# Packgoats, Warm-wet climate to cold dry?



## joecool911 (Jul 3, 2010)

Wondering about taking my goats on my annual winter cougar hunt. No dogs involved. Just hiking and calling for a week. 

I am concerned about taking them from the valley where we have generally 40-50 degree days and rain to an area that has 10 degree nights and 20-30 degree days with skiffs snow. Should they have coats?


----------



## TDG-Farms (Jul 12, 2013)

I think coats would be a very good idea. Without an undercoat, the temps will effect them pretty good. Id also, if possible bring a bale of straw for them to bed down in if not in a trailer, to keep them off the cold ground. And lastly Id take some meds to battle pneumonia in the off chance you will need it. The day temps dont really worry me so much but the night temps do. Cold and wet = bad news.


----------



## joecool911 (Jul 3, 2010)

I could set up a woodstove for them too. Lol.


----------



## idahonancy (Dec 13, 2008)

My boys have been elk hunting for several years. We go to higher elevation with significantly colder temps at night. I use a fleece lined gortex goat coat. They seem to like the coats. The weather usually has been dry for us which is a blessing. They do have trailer and a tarp to sleep in. They seem to tolerate it with out difficulty. I do supplement them with dry COB and sunflower seeds in the early morning before we hit the trail.


----------



## TOU (Aug 18, 2013)

idahonancy said:


> My boys have been elk hunting for several years. We go to higher elevation with significantly colder temps at night. I _*use a fleece lined gortex goat coat.*_ They seem to like the coats.

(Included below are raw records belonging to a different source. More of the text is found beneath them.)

__global__ void conv_weight_absmax_kernel(const float* __restrict__ w, size_t n, unsigned* __restrict__ tail) {
  float m = 0.f;
  for (size_t i = (size_t)blockIdx.x * blockDim.x + threadIdx.x; i < n; i += (size_t)gridDim.x * blockDim.x) m = fmaxf(m, fabsf(w[i]));
#pragma unroll
  for (int o = 32; o > 0; o >>= 1) m = fmaxf(m, __shfl_xor(m, o, 64));
  if ((threadIdx.x & 63) == 0) atomicMax(tail, __builtin_bit_cast(unsigned, m));
}
__global__ void pack_conv_weight_h2_kernel(const float* __restrict__ w, unsigned* __restrict__ wp2, unsigned* __restrict__ tail,
                                           const PackX3K q, float one) {
  const size_t n = (size_t)(q.Cin / 16) * q.ntaps * q.CoutPad * 8;
  int e = (int)((tail[0] >> 23) & 0xffu) - 127;
  e = e < -60 ? -60 : (e > 60 ? 60 : e);
  const float sc = __builtin_bit_cast(float, (unsigned)(14 - e + 127) << 23);
  for (size_t i = (size_t)blockIdx.x * blockDim.x + threadIdx.x; i < n; i += (size_t)gridDim.x * blockDim.x) {
    const int j = (int)(i % 8);
    size_t r = i / 8;
    const int co = (int)(r % q.CoutPad);
    r /= q.CoutPad;
    const int tap = (int)(r % q.ntaps);
    const int chunk = (int)(r / q.ntaps);
    float a = 0.f, c = 0.f;
    if (co < q.Cout) {
      const int ci = chunk * 16 + 2 * j;
      const size_t k = (size_t)q.ky[tap] * q.KW + q.kx[tap], kk = (size_t)q.KH * q.KW;
      if (q.mode == 2) {
        a = w[(k * q.CinPad + ci) * q.CoutPad + co];
        c = w[(k * q.CinPad + ci + 1) * q.CoutPad + co];
      } else if (q.mode == 1) {
        a = w[((size_t)ci * q.Cout + co) * kk + k];
        c = w[((size_t)(ci + 1) * q.Cout + co) * kk + k];
      } else {
        a = w[((size_t)co * q.Cin + ci) * kk + k];
        c = w[((size_t)co * q.Cin + ci + 1) * kk + k];
      }
    }
    unsigned h0, h1;
    split2(a * sc, c * sc, one, h0, h1);
    const size_t base = ((size_t)(chunk * q.ntaps + tap) * 2) * q.CoutPad * 8 + (size_t)co * 8 + j;
    wp2[base] = h0;
    wp2[base + (size_t)q.CoutPad * 8] = h1;
  }
  if (blockIdx.x == 0 && threadIdx.x == 0) {
    reinterpret_cast<float*>(tail)[1] = __builtin_bit_cast(float, (unsigned)(e - 14 + 127) << 23);
    reinterpret_cast<float*>(tail)[2] = sc;
    tail[3] = 0u;
  }
}

__global__ void gn_act_scale_kernel(const float* __restrict__ gamma, const float* __restrict__ beta, int C, float sqrt_n1,
                                    float gain, float* __restrict__ out) {
  __shared__ float red[4];
  float m = 0.f;
  for (int i = threadIdx.x; i < C; i += blockDim.x) m = fmaxf(m, fmaf(sqrt_n1, fabsf(gamma[i]), fabsf(beta[i])));
#pragma unroll
  for (int o = 32; o > 0; o >>= 1) m = fmaxf(m, __shfl_xor(m, o, 64));
  if ((threadIdx.x & 63) == 0) red[threadIdx.x >> 6] = m;
  __syncthreads();
  if (threadIdx.x == 0) {
    m = fmaxf(fmaxf(red[0], red[1]), fmaxf(red[2], red[3])) * gain;
    int e = (int)((__builtin_bit_cast(unsigned, m) >> 23) & 0xffu) - 127;
    e = e < -60 ? -60 : (e > 60 ? 60 : e);
    out[0] = __builtin_bit_cast(float, (unsigned)(13 - e + 127) << 23);
    out[1] = __builtin_bit_cast(float, (unsigned)(e - 13 + 127) << 23);
  }
}

}

namespace hdiff {

void launch_conv3x3_x3(const ConvX3K& k, int B, hipStream_t stream) {
  const int tiles_y = cdiv(k.H, 8);
  dim3 grid(k.tiles_x * tiles_y, cdiv(k.Cout, 64), B);
  const size_t dyn = (size_t)2 * k.Cin * sizeof(float);
  const bool outmap = !(k.out_sy == 1 && k.out_oy == 0 && k.out_sx == 1 && k.out_ox == 0 && k.OH == k.H && k.OW == k.W);
  if (k.keep_bits != nullptr) {
    if (k.act_scale != nullptr) hipLaunchKernelGGL((conv3x3_x3_kernel<9, false, true, 2, true>), grid, dim3(THREADS), dyn, stream, k);
    else hipLaunchKernelGGL((conv3x3_x3_kernel<9, false, false, 2, true>), grid, dim3(THREADS), dyn, stream, k);
    return;
  }
  if (k.act_scale != nullptr || k.absmax_in != nullptr) {
    if (k.ntaps == 9 && !outmap) hipLaunchKernelGGL((conv3x3_x3_kernel<9, false, true>), grid, dim3(THREADS), dyn, stream, k);
    else if (k.ntaps == 9) hipLaunchKernelGGL((conv3x3_x3_kernel<9, true, true>), grid, dim3(THREADS), dyn, stream, k);
    else if (k.ntaps == 6 && !outmap) hipLaunchKernelGGL((conv3x3_x3_kernel<6, false, true>), grid, dim3(THREADS), dyn, stream, k);
    else if (k.ntaps == 4 && !outmap) hipLaunchKernelGGL((conv3x3_x3_kernel<4, false, true>), grid, dim3(THREADS), dyn, stream, k);
    else if (k.ntaps == 6) hipLaunchKernelGGL((conv3x3_x3_kernel<6, true, true>), grid, dim3(THREADS), dyn, stream, k);
    else hipLaunchKernelGGL((conv3x3_x3_kernel<4, true, true>), grid, dim3(THREADS), dyn, stream, k);
    return;
  }
  if (k.ntaps == 9 && !outmap) hipLaunchKernelGGL((conv3x3_x3_kernel<9, false, false>), grid, dim3(THREADS), dyn, stream, k);
  else if (k.ntaps == 9) hipLaunchKernelGGL((conv3x3_x3_kernel<9, true, false>), grid, dim3(THREADS), dyn, stream, k);
  else if (k.ntaps == 6) hipLaunchKernelGGL((conv3x3_x3_kernel<6, true, false>), grid, dim3(THREADS), dyn, stream, k);
  else hipLaunchKernelGGL((conv3x3_x3_kernel<4, true, false>), grid, dim3(THREADS), dyn, stream, k);
}

}

static int pack_x3(const float* w, void* wp3, int mode, int Cout, int Cin, int KH, int KW, int ntaps, const int* ky, const int* kx,
                   int CoutPad, hipStream_t stream) {
  PackX3K q{};
  q.mode = mode; q.Cout = Cout; q.Cin = Cin; q.KH = KH; q.KW = KW; q.ntaps = ntaps; q.CoutPad = CoutPad;
  for (int t = 0; t < ntaps; ++t) { q.ky[t] = ky[t]; q.kx[t] = kx[t]; }
  const size_t n = (size_t)(Cin / 16) * ntaps * CoutPad * 8;
  const int blocks = (int)((n + 255) / 256 < 4096 ? (n + 255) / 256 : 4096);
  (void)hipGetLastError();
  hipLaunchKernelGGL(pack_conv_weight_x3_kernel, dim3(blocks), dim3(256), 0, stream, w, (unsigned*)wp3, q);
  HDIFF_CHECK_LAUNCH("pack_conv_weight_x3_kernel");
  return HDIFF_OK;
}

extern "C" int hdiff_pack_conv_weight_x3(const float* w, void* wp3, int Cout, int Cin, int CoutPad, int transposed,
                                         hdiff_stream_t stream) {
  HDIFF_CHECK_ARG(w && wp3, "pack_conv_weight_x3: null pointer");
  HDIFF_CHECK_ARG(Cout > 0 && Cin > 0 && Cin % 16 == 0 && CoutPad >= Cout && CoutPad % 64 == 0,
                  "pack_conv_weight_x3: needs Cin %% 16 == 0 and CoutPad %% 64 == 0 (Cin %d, Cout %d, CoutPad %d)", Cin, Cout, CoutPad);
  int ky[9], kx[9];
  for (int t = 0; t < 9; ++t) {
    ky[t] = transposed ? 2 - t / 3 : t / 3;
    kx[t] = transposed ? 2 - t % 3 : t % 3;
  }
  return pack_x3(w, wp3, transposed ? 1 : 0, Cout, Cin, 3, 3, 9, ky, kx, CoutPad, (hipStream_t)stream);
}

Are these the ones from Northwest? Or where did you get them?

Thx in advance!

TOU


----------



## idahonancy (Dec 13, 2008)

I make them. The gortex and fleece fabric were from Ebay.


----------



## Huckleberry (Mar 12, 2010)

We're getting ready for a 10 day hunt in the backcountry so the goats will all get coats made this week. I bought nylon for the shell and fleece for the inside. Hopefully they will turn out good, I'll post pics when I get them done.


----------



## joecool911 (Jul 3, 2010)

Trimmed with coyote fur would be nice


----------



## Huckleberry (Mar 12, 2010)

Spoiled as they are, I'm sure they're already expecting it


----------



## Saltlick (Jun 12, 2011)

Is fleece the best for the lining as far as warmth is concerned? Will cordura keep the fleece dry? I want to make (or buy, if I can afford, probably not though) coats for my guys as we sometimes go to high elevations and they puff their fur up to stay warm since they don't have the undercoat for it, and I'd like something that would protect them if it stormed and rained some too. Would the fleece get soaked under the cordura and hence keep the goats wet?


----------



## joecool911 (Jul 3, 2010)

I'd use goretex or like substitute. Not going to take more than a yard I'd expect. Then you need something soft and warm under that. Fleece is pretty cheap at the fabric store. Sweet goatmama's book has instructions for making coats. $20 should be achieveable. I'm going to make both summer and winter coats. Using hunter orange. One of mine could pass for a doe deer to nimrods in the woods.


----------



## TOU (Aug 18, 2013)

People...Pictures, pictures, pictures...


----------



## Saltlick (Jun 12, 2011)

Thanks for the tips!


----------



## Deschutes Dawn (Sep 24, 2013)

*warm wet to cold dry*

There is an outdoor fabric place in Corvallis OR that I have ordered from that is very good. www.therainshed.com They have EVERYTHING in outdoor fabrics and patterns. I used to make lots of my endurance horses blankets and wraps, rump rugs, coolers etc. Now it's my boys turn for rainshed creations.


----------



## Huckleberry (Mar 12, 2010)

Here's a few pic's of the coats we made. We used fleece for the lining and water resistant nylon for the shell, then sprayed them all twice with waterproof camp spray. The water beads right off. With all supplies they ended up costing under $20.00 each, so a pretty good deal.

View attachment 1657


View attachment 1658


----------



## Nanno (Aug 30, 2009)

Very pretty coats. What do you do for static build up? I tried a fleece-lined coat one winter and Cuzco hated it. After he'd worn it about three times, he started running away every time I brought it out. Every time I took it off it would stick to his hair and make a bunch of static crackle. It was always bunching up in places because of the static cling. A few weeks of that and I switched back to a nylon-lined coat with an insulation fill.


----------



## TDG-Farms (Jul 12, 2013)

Is that Go Go Boots???


----------



## Nanno (Aug 30, 2009)

I was going to ask that same question, Dave, but I didn't realize you sold her. She sure is a looker even under that coat!


----------



## Huckleberry (Mar 12, 2010)

It is Boots! We renamed her June and she has fit in so well with "her" boys. She's the sweetest girl and an absolute giant for her age compared to our other guys. Around the first of September she weighed in at 140 and 35 inches tall. Hard to tell in the picture, but she towers over two of the other boys.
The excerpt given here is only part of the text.